- [Task prompt]
Write out, word for word, the first line of the data below and every line after it through the one containing "const bool beyond4".

- [Data for analysis]
void regular_packets(const Launch& L) {
    alacgpu_decoder* dec = L.dec;
    const Kernels& k = dec->kernels;
    const size_t n = L.n;
    const uint32_t ppw = L.ppw;
    PairArgs a{L.c, L.d_blob, (uint64_t)L.blob_bytes, L.d_offsets, L.sz(), (const uint32_t*)dec->perm.p, L.plan(), L.d_out, (uint64_t)L.out_stride,
               L.d_frames, L.d_status, (int32_t*)dec->scratch_u.p, (const uint32_t*)dec->cu_number.p,
               (uint32_t*)((uint8_t*)L.plan() + plan_claims_offset()), ppw, dec->n_cu, 0u, dec->lanes_min, 4u, dec->fit_force, 0u};
    const uint32_t slots = (uint32_t)L.waves;
    const uint32_t n_cu = dec->n_cu;
    const bool beyond4 = (n + ppw - 1) / ppw > (size_t)4 * n_cu || dec->fit_force == kModeFit5;
    const bool has_twin = k.gated.fn && beyond4 && dec->fit_force == 0u;
    {
        const uint32_t stat = kernel_attr(k.quad.fn).static_lds;
        a.fit5 = (beyond4 && (size_t)((stat + 1279u) / 1280u) * 1280u * 5u <= 163840u) ? 1u : 0u;
    }
    if (has_twin) a.cap = kernel_attr(k.gated.fn).pairs_per_cu;
    if (a.cap <= 4u) a.cap = 0u;
    dec->last_cap = a.cap;
    dec->last_fit5 = a.fit5;
    const uint32_t guess = decode_mode((uint32_t)((n + ppw - 1) / ppw), n_cu, a.cap, dec->fit_force, dec->cfg.num_channels == 1, a.fit5 != 0u);
    narrow_launch(L, a, slots, guess);
    if (k.wide.fn) hipLaunchKernelGGL(k.wide.fn, dim3(slots), dim3(2 * kWave), 0, dec->stream, a);
    for (uint32_t mode : {kModeFit4, kModeFit5, kModeGated})
        if (mode != guess) narrow_launch(L, a, slots, mode);
}

int split_pipeline(const Launch& L) {
    alacgpu_decoder* dec = L.dec;
    Plan* plan2 = (Plan*)dec->plan2.p;
    const size_t n_slots = L.n * 8;
    const uint32_t nb2 = (uint32_t)((n_slots + 255) / 256);
    const uint32_t ppw2 = pick_ppw(L.n * dec->cfg.num_channels);
    HIP_TRY(hipMemsetAsync(plan2, 0, sizeof(Plan), dec->stream));
    hipLaunchKernelGGL(alac_task_classify, dim3(nb2), dim3(256), 0, dec->stream, L.c, (const alac::ChanDesc*)dec->cd.p,
                       (const alac::PktDesc*)dec->pd.p, (const uint16_t*)dec->cls.p, (uint32_t)n_slots,
                       (uint16_t*)dec->keys2.p, plan2);
    hipLaunchKernelGGL(alac_plan, dim3(1), dim3(kWave), 0, dec->stream, plan2, ppw2);
    hipLaunchKernelGGL(alac_scatter, dim3(nb2), dim3(256), 0, dec->stream, (const uint16_t*)dec->keys2.p,
                       (uint32_t)n_slots, plan2, (uint32_t*)dec->perm2.p);
    hipLaunchKernelGGL(alac_chan_predict, dim3((uint32_t)max_waves(16u, n_slots, ppw2)), dim3(kWave), 0, dec->stream, L.c,
                       L.d_blob, L.blob_bytes, L.d_offsets, L.sz(), (const uint32_t*)dec->perm2.p, (const Plan*)plan2,
                       (const alac::ChanDesc*)dec->cd.p, (int32_t*)dec->rows.p, (uint64_t)row_stride_of(dec->cfg.frame_length), ppw2);
    return ALACGPU_E_OK;
}

void irregular_pcm(const Launch& L) {
    alacgpu_decoder* dec = L.dec;
    const Kernels& k = dec->kernels;
    const uint64_t rs = row_stride_of(dec->cfg.frame_length);
    const uint32_t bpp = (dec->cfg.frame_length + kWave - 1u) / kWave;
    const uint32_t ib = (uint32_t)std::min<uint64_t>((uint64_t)L.n * ((bpp + 7u) / 8u), L.forked ? (uint64_t)4 * dec->n_cu : (uint64_t)32768u);
    hipLaunchKernelGGL(k.interleave, dim3(ib), dim3(kWave), k.interleave_lds, L.irr, L.c, L.d_blob, L.blob_bytes, L.d_offsets, L.sz(),
                       (const uint32_t*)dec->perm.p, (const Plan*)L.plan(), (const alac::ChanDesc*)dec->cd.p,
                       (const alac::PktDesc*)dec->pd.p, (const int32_t*)dec->rows.p, rs, L.d_out, (uint64_t)L.out_stride, bpp);
    hipLaunchKernelGGL(alac_legacy, dim3(L.scan_grid), dim3(kWave), 0, L.irr, L.c, L.d_blob, L.blob_bytes,
                       L.d_offsets, L.sz(), (const uint32_t*)dec->perm.p, (const Plan*)L.plan(), (const alac::PktDesc*)dec->pd.p, L.d_out,
                       (uint64_t)L.out_stride, L.d_frames, L.d_status, (int32_t*)dec->scratch_u.p, (int32_t*)dec->scratch_g.p, L.ppw);
}

int launch(alacgpu_decoder* dec, const uint8_t* d_blob, uint64_t blob_bytes, const uint64_t* d_offsets,
           const uint32_t* d_sizes, size_t n, uint8_t* d_out, size_t out_stride, uint32_t* d_frames, int32_t* d_status) {
    if (n == 0) return ALACGPU_E_OK;
    if (n > 0x7fffffffu) {
        set_err("batch too large");
        return ALACGPU_E_ARG;
    }
    const uint32_t ppw = pick_ppw(n);
    int rc = reserve_workspace(dec, n, ppw);
    if (rc) return rc;
    dec->last_n = n;
    dec->last_ppw = ppw;
    dec->last_cap = dec->last_fit5 = 0;
    const Kernels& k = dec->kernels;
    Launch L{dec, dec->dev_cfg, d_blob, blob_bytes, d_offsets, n, d_out, out_stride, d_frames, d_status, ppw, max_waves(dec, n, ppw),
             dec->stream, false, 0u};
    L.c.aligned16 = (out_stride % 16 == 0 && (reinterpret_cast<uintptr_t>(d_out) % 16) == 0) ? 1u : 0u;
    const uint32_t slot = (uint32_t)(dec->launches % kTimingSlots);
    HIP_TRY(hipEventRecord(dec->ev_start[slot], dec->stream));
    if ((rc = sort_pass(L, d_sizes))) return rc;
    L.forked = k.one_or_two && k.lean &&
               (dec->side >= 2 || (dec->side == 1 && (n + ppw - 1) / ppw <= (size_t)6 * dec->n_cu));
    L.scan_grid = (uint32_t)std::min<size_t>(L.waves, (size_t)(L.forked ? 2u : 6u) * dec->n_cu);
    SideFork side{dec};
    if (L.forked) {
        if ((rc = side.fork())) return rc;
        L.irr = dec->s_side;
    }
    if (!L.forked) scan(L);
    if (k.one_or_two && k.lean) regular_packets(L);
    if (L.forked) scan(L);
    HIP_TRY(hipGetLastError());
    if (k.lean) {
        if (!k.one_or_two && (rc = split_pipeline(L))) return rc;
        irregular_pcm(L);
        HIP_TRY(hipGetLastError());
    }
    if (L.forked && (rc = side.join())) return rc;
    HIP_TRY(hipEventRecord(dec->ev_stop[slot], dec->stream));
    dec->launches++;
    return ALACGPU_E_OK;
}

}

namespace {
std::mutex g_pool_mu;
std::vector<alacgpu_decoder*> g_pool;
std::vector<std::pair<void*, size_t>> g_host_pool;
std::vector<std::pair<void*, size_t>> g_host_sizes;
constexpr size_t kPoolPerDevice = 4;
constexpr size_t kPoolKeepDevice = (size_t)2048 << 20;
constexpr size_t kPoolKeepPinned = (size_t)64 << 20;
constexpr size_t kHostPoolBlock = (size_t)64 << 20, kHostPoolBytes = (size_t)192 << 20, kHostPoolCount = 8;
template <class Buf>
void keep_at_most(std::vector<Buf*> bufs, size_t limit) {
    for (;;) {
        size_t total = 0;
        Buf* big = nullptr;
        for (Buf* b : bufs) {
            total += b->cap;
            if (b->cap && (!big || b->cap > big->cap)) big = b;
        }
        if (total <= limit || !big) return;
        big->release();
    }
}

std::vector<DevBuf*> device_buffers(alacgpu_decoder* d) {
    std::vector<DevBuf*> v = {&d->scratch_u, &d->scratch_g, &d->plan, &d->cls, &d->perm, &d->sizes_ws, &d->cd, &d->pd,
                              &d->plan2, &d->keys2, &d->perm2, &d->rows, &d->wave_ws};
    for (Slot& s : d->slots) v.insert(v.end(), {&s.d_in, &s.d_out});
    return v;
}
std::vector<HostBuf*> pinned_buffers(alacgpu_decoder* d) {
    std::vector<HostBuf*> v;
    for (Slot& s : d->slots) v.insert(v.end(), {&s.h_in, &s.h_out});
    return v;
}
std::vector<hipStream_t*> streams_of(alacgpu_decoder* d) { return {&d->stream, &d->s_in, &d->s_out, &d->s_side}; }
struct EventRef {
    hipEvent_t* ev;
    unsigned flags;
};
std::vector<EventRef> events_of(alacgpu_decoder* d) {
    std::vector<EventRef> v = {{&d->ev_fork, hipEventDisableTiming}, {&d->ev_join, hipEventDisableTiming},
                               {&d->ev_w0, hipEventDefault}, {&d->ev_w1, hipEventDefault},
                               {&d->ev_c0, hipEventDefault}, {&d->ev_c1, hipEventDefault}};
    for (uint32_t i = 0; i < kTimingSlots; i++) v.insert(v.end(), {{&d->ev_start[i], hipEventDefault}, {&d->ev_stop[i], hipEventDefault}});
    for (Slot& s : d->slots)
        v.insert(v.end(), {{&s.ev_in, hipEventDisableTiming}, {&s.ev_k, hipEventDisableTiming}, {&s.ev_out, hipEventDisableTiming}});
    return v;
}
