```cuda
__global__ void __launch_bounds__(LS_THREADS)
k_loss_bwd(int W, int H, const LossViews lv, const float *__restrict__ image, const float *__restrict__ maps,
           const float *__restrict__ grad_l1, const float *__restrict__ grad_ssim, float inv_norm,
           float *__restrict__ dimg) {
    __shared__ float s_m[3][LS_IN][LS_IN + 1];
    __shared__ float s_h[3][LS_IN][LS_TILE + 1];
    const int view = blockIdx.z;
    const int row0 = lv.row0[view], rows = lv.rows[view], crow0 = lv.crow0[view], crow1 = lv.crow1[view];
    const int tx0 = blockIdx.x * LS_TILE, ty0 = blockIdx.y * LS_TILE;
    if (ty0 >= rows) return;
    const size_t HW = (size_t)H * W, SW = (size_t)rows * W;
    const uint8_t *__restrict__ gt = lv.gt[view];
    image += (size_t)view * 3 * HW;
    dimg += (size_t)view * 3 * HW;
    maps += lv.map_off[view];
    const float gl1 = grad_l1[view] * inv_norm, gss = grad_ssim[view] * inv_norm;
    for (int ch = 0; ch < 3; ch++) {
        for (int k = threadIdx.x; k < LS_IN * LS_IN; k += LS_THREADS) {
            const int r = k / LS_IN, c = k % LS_IN;
            const int y = ty0 + r - LS_HALO, x = tx0 + c - LS_HALO;
            float v0 = 0.f, v1 = 0.f, v2 = 0.f;
            if (y >= 0 && y < rows && x >= 0 && x < W) {
                const size_t o = (size_t)ch * SW + (size_t)y * W + x;
                v0 = maps[o]; v1 = maps[3 * SW + o]; v2 = maps[6 * SW + o];
            }
            s_m[0][r][c] = v0; s_m[1][r][c] = v1; s_m[2][r][c] = v2;
        }
        __syncthreads();
        for (int k = threadIdx.x; k < LS_IN * (LS_TILE / 4); k += LS_THREADS) {
            const int r = k / (LS_TILE / 4), c0 = (k % (LS_TILE / 4)) * 4;
            float w0[14], w1[14], w2[14];
#pragma unroll
            for (int t = 0; t < 14; t++) { w0[t] = s_m[0][r][c0 + t]; w1[t] = s_m[1][r][c0 + t]; w2[t] = s_m[2][r][c0 + t]; }
#pragma unroll
            for (int q = 0; q < 4; q++) {
                float a0 = 0.f, a1 = 0.f, a2 = 0.f;
#pragma unroll
                for (int t = 0; t < 11; t++) {
                    const float g = c_gauss[t];
                    a0 += g * w0[q + t]; a1 += g * w1[q + t]; a2 += g * w2[q + t];
                }
                s_h[0][r][c0 + q] = a0; s_h[1][r][c0 + q] = a1; s_h[2][r][c0 + q] = a2;
            }
        }
        __syncthreads();
        {
            const int c = threadIdx.x % LS_TILE, r0 = (threadIdx.x / LS_TILE) * 4, x = tx0 + c;
            float b0[4] = {0.f, 0.f, 0.f, 0.f}, b1[4] = {0.f, 0.f, 0.f, 0.f}, b2[4] = {0.f, 0.f, 0.f, 0.f};
#pragma unroll
            for (int t = 0; t < 14; t++) {
                const float v0 = s_h[0][r0 + t][c], v1 = s_h[1][r0 + t][c], v2 = s_h[2][r0 + t][c];
#pragma unroll
                for (int q = 0; q < 4; q++) {
                    if (t - q >= 0 && t - q < 11) {
                        const float g = c_gauss[t - q];
                        b0[q] += g * v0; b1[q] += g * v1; b2[q] += g * v2;
                    }
                }
            }
#pragma unroll
            for (int q = 0; q < 4; q++) {
                const int y = ty0 + r0 + q;
                if (y < rows && x < W) {
                    const size_t oi = ch * HW + (size_t)(row0 + y) * W + x;
                    const float vx = image[oi];
                    const float vy = fminf(1.f, fmaxf(0.f, (float)gt[ch * SW + (size_t)y * W + x] / 255.0f));
                    const float d = vx - vy;
                    const float sgn = (y < crow0 || y >= crow1) ? 0.f : (d > 0.f ? 1.f : (d < 0.f ? -1.f : 0.f));
                    dimg[oi] = gl1 * sgn + gss * (b0[q] + 2.f * vx * b1[q] + vy * b2[q]);
                }
            }
        }
        __syncthreads();
    }
}

#define LS_HEADER_1 ((size_t)256)
#define LS_HEADER_B ((size_t)(2 * sizeof(double) * GS_MAX_VIEWS))

static int make_loss_views(int num_views, int H, int W, const int32_t *rows4, const void *const *gts, LossViews &lv,
                           int *max_rows, size_t *sum_rows) {
    GS_REQUIRE(num_views >= 1 && num_views <= GS_MAX_VIEWS, "num_views must be in [1, GS_MAX_VIEWS]");
    GS_REQUIRE(H > 0 && W > 0 && rows4 && gts, "sizes");
    size_t off = 0;
    int mx = 0;
    for (int v = 0; v < GS_MAX_VIEWS; v++) {
        lv.row0[v] = lv.rows[v] = lv.crow0[v] = lv.crow1[v] = 0;
        lv.gt[v] = nullptr;
        lv.map_off[v] = 0ull;
        if (v >= num_views) continue;
        const int row0 = rows4[4 * v], row1 = rows4[4 * v + 1], c0 = rows4[4 * v + 2], c1 = rows4[4 * v + 3];
        const int rows = row1 - row0;
        GS_REQUIRE(row0 >= 0 && row1 <= H && rows >= 0, "strip rows");
        if (rows == 0) continue;
        GS_REQUIRE(c0 >= row0 && c1 <= row1 && c1 >= c0, "count rows must lie inside [row0,row1)");
        GS_REQUIRE(gts[v] != nullptr, "null ground-truth pointer");
        lv.row0[v] = row0; lv.rows[v] = rows; lv.crow0[v] = c0 - row0; lv.crow1[v] = c1 - row0;
        lv.gt[v] = (const uint8_t *)gts[v];
        lv.map_off[v] = (unsigned long long)off;
        off += (size_t)9 * rows * W;
        mx = rows > mx ? rows : mx;
    }
    *max_rows = mx;
    *sum_rows = off / ((size_t)9 * W);
    return GS_OK;
}

static int loss_forward_impl(int num_views, int H, int W, const int32_t *rows4, const float *image, const void *const *gts,
                             float *out, void *temp, size_t temp_bytes, size_t header, cudaStream_t stream) {
    GS_REQUIRE(image && out && temp, "null pointer");
    LossViews lv;
    int max_rows = 0;
    size_t sum_rows = 0;
    int rc = make_loss_views(num_views, H, W, rows4, gts, lv, &max_rows, &sum_rows);
    if (rc != GS_OK) return rc;
    if (temp_bytes < header + (size_t)9 * sum_rows * W * sizeof(float)) {
        gs_set_error("gs_loss_forward: temp too small");
        return GS_ENOMEM;
    }
    rc = ensure_gauss();
    if (rc != GS_OK) return rc;
    double *sums = (double *)temp;
    float *maps = (float *)((char *)temp + header);
    GS_CUDA_TRY(cudaMemsetAsync(sums, 0, 2 * sizeof(double) * (size_t)num_views, stream));
    GsStageTimer timer(GS_STAGE_LOSS_FWD, stream);
    if (max_rows > 0) {
        dim3 grid((W + LS_TILE - 1) / LS_TILE, (max_rows + LS_TILE - 1) / LS_TILE, num_views);
        k_loss_fwd<<<grid, LS_THREADS, 0, stream>>>(W, H, lv, image, maps, sums);
        GS_LAUNCH_CHECK();
    }
    k_loss_finalize<<<1, 2 * GS_MAX_VIEWS, 0, stream>>>(num_views, sums, 1.0 / (3.0 * (double)H * (double)W), out);
    GS_LAUNCH_CHECK();
    return GS_OK;
}

static int loss_backward_impl(int num_views, int H, int W, const int32_t *rows4, const float *image,
                              const void *const *gts, const void *temp, const float *grad_l1, const float *grad_ssim,
                              float *dimg, size_t header, cudaStream_t stream) {
    GS_REQUIRE(image && temp && grad_l1 && grad_ssim && dimg, "null pointer");
    LossViews lv;
    int max_rows = 0;
    size_t sum_rows = 0;
    int rc = make_loss_views(num_views, H, W, rows4, gts, lv, &max_rows, &sum_rows);
    if (rc != GS_OK) return rc;
    rc = ensure_gauss();
    if (rc != GS_OK) return rc;
    const float *maps = (const float *)((const char *)temp + header);
    const size_t HW = (size_t)H * W;
    if (num_views == 1) {
        const int row0 = lv.row0[0], row1 = lv.row0[0] + lv.rows[0];
        for (int ch = 0; ch < 3; ch++) {
            if (row0 > 0) GS_CUDA_TRY(cudaMemsetAsync(dimg + ch * HW, 0, sizeof(float) * (size_t)row0 * W, stream));
            if (row1 < H)
                GS_CUDA_TRY(cudaMemsetAsync(dimg + ch * HW + (size_t)row1 * W, 0, sizeof(float) * (size_t)(H - row1) * W, stream));
        }
    } else if (sum_rows < (size_t)num_views * H) {
        GS_CUDA_TRY(cudaMemsetAsync(dimg, 0, sizeof(float) * 3 * HW * (size_t)num_views, stream));
    }
    if (max_rows == 0) return GS_OK;
    dim3 grid((W + LS_TILE - 1) / LS_TILE, (max_rows + LS_TILE - 1) / LS_TILE, num_views);
    GsStageTimer timer(GS_STAGE_LOSS_BWD, stream);
    k_loss_bwd<<<grid, LS_THREADS, 0, stream>>>(W, H, lv, image, maps, grad_l1, grad_ssim,
                                                (float)(1.0 / (3.0 * (double)H * (double)W)), dimg);
    GS_LAUNCH_CHECK();
    return GS_OK;
}

extern "C" int gs_loss_forward(int image_height, int image_width, int row0, int row1, int count_row0, int count_row1,
                               const float *image, const uint8_t *gt_u8, float *out_l1_ssim, void *temp,
                               size_t temp_bytes, void *stream_) {
    GS_REQUIRE(row1 > row0, "strip rows");
    GS_REQUIRE(gt_u8, "null pointer");
    const int32_t rows4[4] = {row0, row1, count_row0, count_row1};
    const void *gts[1] = {gt_u8};
    return loss_forward_impl(1, image_height, image_width, rows4, image, gts, out_l1_ssim, temp, temp_bytes, LS_HEADER_1,
                             (cudaStream_t)stream_);
}

extern "C" size_t gs_loss_temp_bytes_batched(int num_views, const int32_t *rows4_host, int image_width) {
    size_t rows = 0;
    for (int v = 0; v < num_views && rows4_host; v++) {
        const int r = rows4_host[4 * v + 1] - rows4_host[4 * v];
        rows += r > 0 ? (size_t)r : 0;
    }
    return LS_HEADER_B + (size_t)9 * rows * (size_t)(image_width > 0 ? image_width : 0) * sizeof(float) + 256;
}

extern "C" int gs_loss_forward_batched(int num_views, int image_height, int image_width, const int32_t *rows4_host,
                                       const float *image, const void *const *gt_u8_ptrs_host, float *out_l1_ssim,
                                       void *temp, size_t temp_bytes, void *stream_) {
    return loss_forward_impl(num_views, image_height, image_width, rows4_host, image, gt_u8_ptrs_host, out_l1_ssim, temp,
                             temp_bytes, LS_HEADER_B, (cudaStream_t)stream_);
}

extern "C" int gs_loss_backward(int image_height, int image_width, int row0, int row1, int count_row0, int count_row1,
                                const float *image, const uint8_t *gt_u8, const void *temp, const float *grad_l1,
                                const float *grad_ssim, float *dL_dimage, void *stream_) {
    GS_REQUIRE(row1 > row0, "strip rows");
    GS_REQUIRE(gt_u8, "null pointer");
    const int32_t rows4[4] = {row0, row1, count_row0, count_row1};
    const void *gts[1] = {gt_u8};
    return loss_backward_impl(1, image_height, image_width, rows4, image, gts, temp, grad_l1, grad_ssim, dL_dimage,
                              LS_HEADER_1, (cudaStream_t)stream_);
}

extern "C" int gs_loss_backward_batched(int num_views, int image_height, int image_width, const int32_t *rows4_host,
                                        const float *image, const void *const *gt_u8_ptrs_host, const void *temp,
                                        const float *grad_l1, const float *grad_ssim, float *dL_dimage, void *stream_) {
    return loss_backward_impl(num_views, image_height, image_width, rows4_host, image, gt_u8_ptrs_host, temp, grad_l1,
                              grad_ssim, dL_dimage, LS_HEADER_B, (cudaStream_t)stream_);
}
```

Baseline: 597.0 million.

## Restructure SSIM loss kernels into per-channel vertical strips with ring-buffered halo reuse

The forward and backward SSIM/L1 loss kernels now give each CTA one channel and a strip of up to 96 rows instead of a 32x32 tile over all three channels. Row-filtered results sit in a shared-memory ring buffer, so vertical halo rows are reused across consecutive 32-row chunks rather than recomputed per tile. Global loads for the next chunk are software-prefetched into registers while the current chunk is filtered. Blocks shrink to 128 threads with a minimum-CTA launch bound, and the row pass uses float4 shared accesses. The aim is less redundant halo loading and filtering plus better latency hiding, at the cost of more registers, fewer CTAs, and a more complex schedule. A separate profiling script times the loss kernels.

```diff
diff --git a/grendel-gs_b200/csrc/loss.cu b/grendel-gs_b200/csrc/loss.cu
--- a/grendel-gs_b200/csrc/loss.cu
+++ b/grendel-gs_b200/csrc/loss.cu
@@ -1,9 +1,15 @@
 #include "common.cuh"
 
-#define LS_TILE 32
 #define LS_HALO 5
-#define LS_IN (LS_TILE + 2 * LS_HALO)
-#define LS_THREADS 256
+#define LS_TW 32
+#define LS_IW (LS_TW + 2 * LS_HALO)
+#define LS_SP 44
+#define LS_CR 32
+#define LS_RING (LS_CR + 2 * LS_HALO)
+#define LS_STRIP (3 * LS_CR)
+#define LS_THREADS 128
+#define LS_MIN_CTAS 5
+#define LS_VR (LS_CR / (LS_THREADS / 32))
 
 __device__ __constant__ float c_gauss[11];
 static unsigned long long g_gauss_ready = 0ull;
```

- [Worked solution]
void regular_packets(const Launch& L) {
    alacgpu_decoder* dec = L.dec;
    const Kernels& k = dec->kernels;
    const size_t n = L.n;
    const uint32_t ppw = L.ppw;
    PairArgs a{L.c, L.d_blob, (uint64_t)L.blob_bytes, L.d_offsets, L.sz(), (const uint32_t*)dec->perm.p, L.plan(), L.d_out, (uint64_t)L.out_stride,
               L.d_frames, L.d_status, (int32_t*)dec->scratch_u.p, (const uint32_t*)dec->cu_number.p,
               (uint32_t*)((uint8_t*)L.plan() + plan_claims_offset()), ppw, dec->n_cu, 0u, dec->lanes_min, 4u, dec->fit_force, 0u};
    const uint32_t slots = (uint32_t)L.waves;
    const uint32_t n_cu = dec->n_cu;
    const bool beyond4 = (n + ppw - 1) / ppw > (size_t)4 * n_cu || dec->fit_force == kModeFit5;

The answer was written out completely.